Continuous Variables
Note: Tibble is a tidy data frame. It makes data easier to view.
sales <- tibble::tribble(
~quarter, ~year, ~sales,
"Q1", 2000, 66013,
"Q2", NA, 69182,
"Q3", NA, 53175,
"Q4", NA, 21001,
"Q1", 2001, 46036,
"Q2", NA, 58842,
"Q3", NA, 44568,
"Q4", NA, 50197,
"Q1", 2002, 39113,
"Q2", NA, 41668,
"Q3", NA, 30144,
"Q4", NA, 52897,
"Q1", 2004, 32129,
"Q2", NA, 67686,
"Q3", NA, 31768,
"Q4", NA, 49094
)
In the above dataset, the ‘year’ is missing in the subsequent quarters, so we will use the default setting for fill().
# 'fill()' defaults to replacing missing data from top to bottom
# set the column of interest as the argument
sales %>% fill(year)
## # A tibble: 16 x 3
## quarter year sales
## <chr> <dbl> <dbl>
## 1 Q1 2000 66013
## 2 Q2 2000 69182
## 3 Q3 2000 53175
## 4 Q4 2000 21001
## 5 Q1 2001 46036
## 6 Q2 2001 58842
## 7 Q3 2001 44568
## 8 Q4 2001 50197
## 9 Q1 2002 39113
## 10 Q2 2002 41668
## 11 Q3 2002 30144
## 12 Q4 2002 52897
## 13 Q1 2004 32129
## 14 Q2 2004 67686
## 15 Q3 2004 31768
## 16 Q4 2004 49094
Categorical Variables
# Value (pet_type) is missing above
tidy_pets <- tibble::tribble(
~rank, ~pet_type, ~breed,
1L, NA, "Boston Terrier",
2L, NA, "Retrievers (Labrador)",
3L, NA, "Retrievers (Golden)",
4L, NA, "French Bulldogs",
5L, NA, "Bulldogs",
6L, "Dog", "Beagles",
1L, NA, "Persian",
2L, NA, "Maine Coon",
3L, NA, "Ragdoll",
4L, NA, "Exotic",
5L, NA, "Siamese",
6L, "Cat", "American Short"
)
In the above dataset, the ‘pet_type’ is missing values. From the values in the ‘breed’ column we see that we must fill from bottom to the top.

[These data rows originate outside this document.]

# PRBonn/LiDiff

Hardware: NVIDIA H100
Metric: denoising_steps_per_sec_180k_pts_T50 (higher is better)
Workload: dtype fp16x3 split tensor-core MMA, fp32 accumulate (fp32 CUDA cores for the Cin=3 stem), fp64 DPM update

## Files before the change

### include/lidiff_b200.h

```cpp
#ifndef LIDIFF_B200_H_
#define LIDIFF_B200_H_

#include <stdint.h>
#include <stddef.h>

#ifdef __cplusplus
extern "C" {
#endif

#define LB2_OK            0
#define LB2_ERR_ARG      -1
#define LB2_ERR_CUDA     -2
#define LB2_ERR_UNSUP    -3

#define LB2_KEY_EMPTY 0xFFFFFFFFFFFFFFFFull

int         lb2_create(int device, void** handle);
void        lb2_destroy(void* handle);
const char* lb2_last_error(void* handle);
int         lb2_version(void);
int64_t     lb2_launch_count(void* handle);
int         lb2_read_status(void* handle, void* stream);

typedef struct {
    uint64_t* keys;
    int32_t*  vals;
    int32_t   cap_table;
} lb2_grid;

int lb2_quantize(void* h, void* stream, const float* x, int64_t n_elem, float resolution, int div_mode,
                 float* out_coord);

size_t lb2_unique_scratch_bytes(int64_t n_cap);
int lb2_unique_build(void* h, void* stream,
                     const float* in_f, const int32_t* in_i, const int32_t* d_nin, int32_t n_cap,
                     int32_t ts_floor, lb2_grid grid,
                     int32_t* out_coords, int32_t* inverse, int32_t* d_nout, void* scratch);

size_t lb2_voxel_mean_scratch_bytes(int32_t m_cap, int32_t c);
int lb2_voxel_mean(void* h, void* stream, const float* feats, const int32_t* inverse, int32_t n,
                   int32_t c, const int32_t* d_m, int32_t m_cap, float* out, void* scratch);

int lb2_kernel_map(void* h, void* stream, lb2_grid grid_in, const int32_t* out_coords,
                   const int32_t* d_nout, int32_t nout_cap, int32_t ks, int32_t step,
                   int32_t* nbr, int64_t nbr_stride, uint64_t* pair_count, uint32_t* row_mask);

int lb2_kernel_map_self(void* h, void* stream, lb2_grid grid, const int32_t* coords, const int32_t* d_n, int32_t n_cap,
                        int32_t step, int32_t* nbr, int64_t nbr_stride, uint64_t* pair_count, uint32_t* row_mask);

size_t lb2_row_order_scratch_bytes(int32_t n_cap);
int lb2_row_order(void* h, void* stream, const uint32_t* row_mask, const int32_t* d_n, int32_t n_cap,
                  int32_t kvol, int32_t* perm, void* scratch, const int32_t* coords, int32_t coord_shift);

int lb2_tile_order(void* h, void* stream, const uint32_t* row_mask, const int32_t* row_perm, const int32_t* d_n, int32_t n_cap,
                   int32_t* order128, int32_t* order256, void* scratch);

typedef struct {
    const float*   in1;
    const float*   in2;
    const float*   residual;
    float*         out;
    const float*   gate_table;
    const int32_t* gate_idx;
    float*         out_gated;
    const float*   pre_add;
    const void*    in1_h;
    const void*    in2_h;
    void*          out_h;
    void*          out_gated_h;
    const void*    residual_h;
} lb2_conv_io;

typedef struct {
    int32_t        c1, c2, cout, kvol;
    const float*   weight;
    const void*    weight_packed;
    const float*   scale;
    const float*   shift;
    int32_t        relu;
    const int32_t* nbr;
    int64_t        nbr_stride;
    const int32_t* d_mout;
    int32_t        mout_cap;
    const int32_t* row_perm;
    const uint32_t* row_mask;
    int32_t        npass;
    lb2_conv_io    io[2];
    const int32_t* tile_order128;
    const int32_t* tile_order256;
} lb2_conv_desc;

#define LB2_ALGO_AUTO  0
#define LB2_ALGO_FFMA  1
#define LB2_ALGO_TC    2
#define LB2_ALGO_TC_TILE 3
int lb2_spconv_forward(void* h, void* stream, const lb2_conv_desc* d, int algo);

typedef struct {
    int32_t        c1, c2, cout, kvol;
    const void*    weight_packed;
    const int32_t* pair_in;
    const int32_t* pair_out;
    const int32_t* koff;
    const int32_t* tile_off;
    int32_t        npass;
    const float*   in1[2];
    const float*   in2[2];
    const void*    in1_h[2];
    const void*    in2_h[2];
    float*         out[2];
    const int32_t* d_zero_rows;
    int32_t        zero_rows_cap;
} lb2_scatter_desc;
size_t lb2_pair_list_scratch_bytes(void);
int lb2_pair_list(void* h, void* stream, const int32_t* nbr, int64_t nbr_stride, const int32_t* d_nout,
                  int32_t nout_cap, int32_t kvol, int32_t skip_k, int32_t* pair_in, int32_t* pair_out,
                  int32_t* koff, int32_t* tile_off, void* scratch);
int lb2_spconv_scatter_supported(int32_t c1, int32_t c2, int32_t cout, int32_t kvol);
int lb2_spconv_scatter(void* h, void* stream, const lb2_scatter_desc* d);

size_t lb2_packed_weight_bytes(int32_t kvol, int32_t cin, int32_t cout);
int lb2_pack_weights(void* h, void* stream, const float* weight, int32_t kvol, int32_t cin, int32_t cout,
                     void* packed);

int lb2_nn_match(void* h, void* stream, const int32_t* q_coords, const int32_t* d_nq, int32_t nq_cap,
                 const int32_t* k_coords, const int32_t* d_nk, int32_t nk_cap, int32_t batch_scale,
                 int32_t* idx);

int lb2_nn_match_grid(void* h, void* stream, const int32_t* q_coords, const int32_t* d_nq, int32_t nq_cap,
                      const int32_t* k_coords, const int32_t* d_nk, int32_t nk_cap, lb2_grid key_grid,
                      int32_t key_stride, int32_t max_ring, int32_t* idx);

size_t lb2_nn_table_bytes(void);
int lb2_nn_table_build(void* h, void* stream, const int32_t* k_coords, const int32_t* d_nk, int32_t nk_cap, void* table);
int lb2_nn_match_table(void* h, void* stream, const int32_t* q_coords, const int32_t* d_nq, int32_t nq_cap,
                       const int32_t* k_coords, const int32_t* d_nk, int32_t nk_cap, const void* table,
                       int32_t key_stride, int32_t max_ring, int32_t* idx);

size_t lb2_nn_tree_bytes(int32_t nk_cap);
int lb2_nn_tree_build(void* h, void* stream, const int32_t* k_coords, const int32_t* d_nk, int32_t nk_cap, void* tree);
int lb2_nn_match_tree(void* h, void* stream, const int32_t* q_coords, const int32_t* d_nq, int32_t nq_cap,
                      const void* tree, int32_t nk_cap, const int32_t* k_coords, const int32_t* hint_of,
                      const int32_t* hint_idx, int32_t* idx);

int lb2_linear(void* h, void* stream, const float* x, int64_t ldx, const float* w, const float* b,
               const float* addend, int64_t ld_addend, int32_t m_cap, const int32_t* d_m,
               int32_t n_in, int32_t n_out, int32_t act, float* y, int64_t ldy,
               const float* prebias, int32_t pre_act);

int lb2_head_mlp(void* h, void* stream, const float* x, int64_t ldx, int64_t x_pass_stride, const float* w0, const float* b0,
                 const float* w1, const float* b1, int32_t m_cap, const int32_t* d_m, int32_t n_in, int32_t n_hid,
                 int32_t n_out, int32_t out_act, int32_t npass, float* y, int64_t ldy, int64_t y_pass_stride);

int lb2_gate_mul(void* h, void* stream, const float* x, const float* table, const int32_t* idx,
                 const int32_t* d_m, int32_t m_cap, int32_t c, float* out, void* out_h);

int lb2_gather_rows(void* h, void* stream, const float* src, const int32_t* idx, int32_t n, int32_t c,
                    float* out);

typedef struct {
    double c_sample, c_x0, c_noise, sigma_s, alpha_s, inv_r0;
    float  guidance_w, resolution;
    int32_t second_order, div_mode, f64_state;
} lb2_dpm_coef;
int lb2_guidance_dpm_step(void* h, void* stream, const float* eps_c, const float* eps_u,
                          const int32_t* inverse, const float* x_t, const double* x_init,
                          const float* noise, double* x0_state, int64_t n_points, lb2_dpm_coef coef,
                          float* eps_out, float* x_next, float* coord_next ,
                          const float* batch_col );

int lb2_farthest_point_sample(void* h, void* stream, const double* pts, int32_t n, int32_t n_samples,
                              int32_t* out_idx, double* dist_scratch);
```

# For values that are missing above you can use `.direction = "up"`
tidy_pets %>%
fill(pet_type, .direction = "up")
## # A tibble: 12 x 3
## rank pet_type breed
## <int> <chr> <chr>
## 1 1 Dog Boston Terrier
## 2 2 Dog Retrievers (Labrador)
## 3 3 Dog Retrievers (Golden)
## 4 4 Dog French Bulldogs
## 5 5 Dog Bulldogs
## 6 6 Dog Beagles
## 7 1 Cat Persian
## 8 2 Cat Maine Coon
## 9 3 Cat Ragdoll
## 10 4 Cat Exotic
## 11 5 Cat Siamese
## 12 6 Cat American Short
Is it helpful?
Yes! Addressing missing data is important for cleaning data before analysis. And we don’t want to delete missing data because it leads to information loss and can lower statistical power.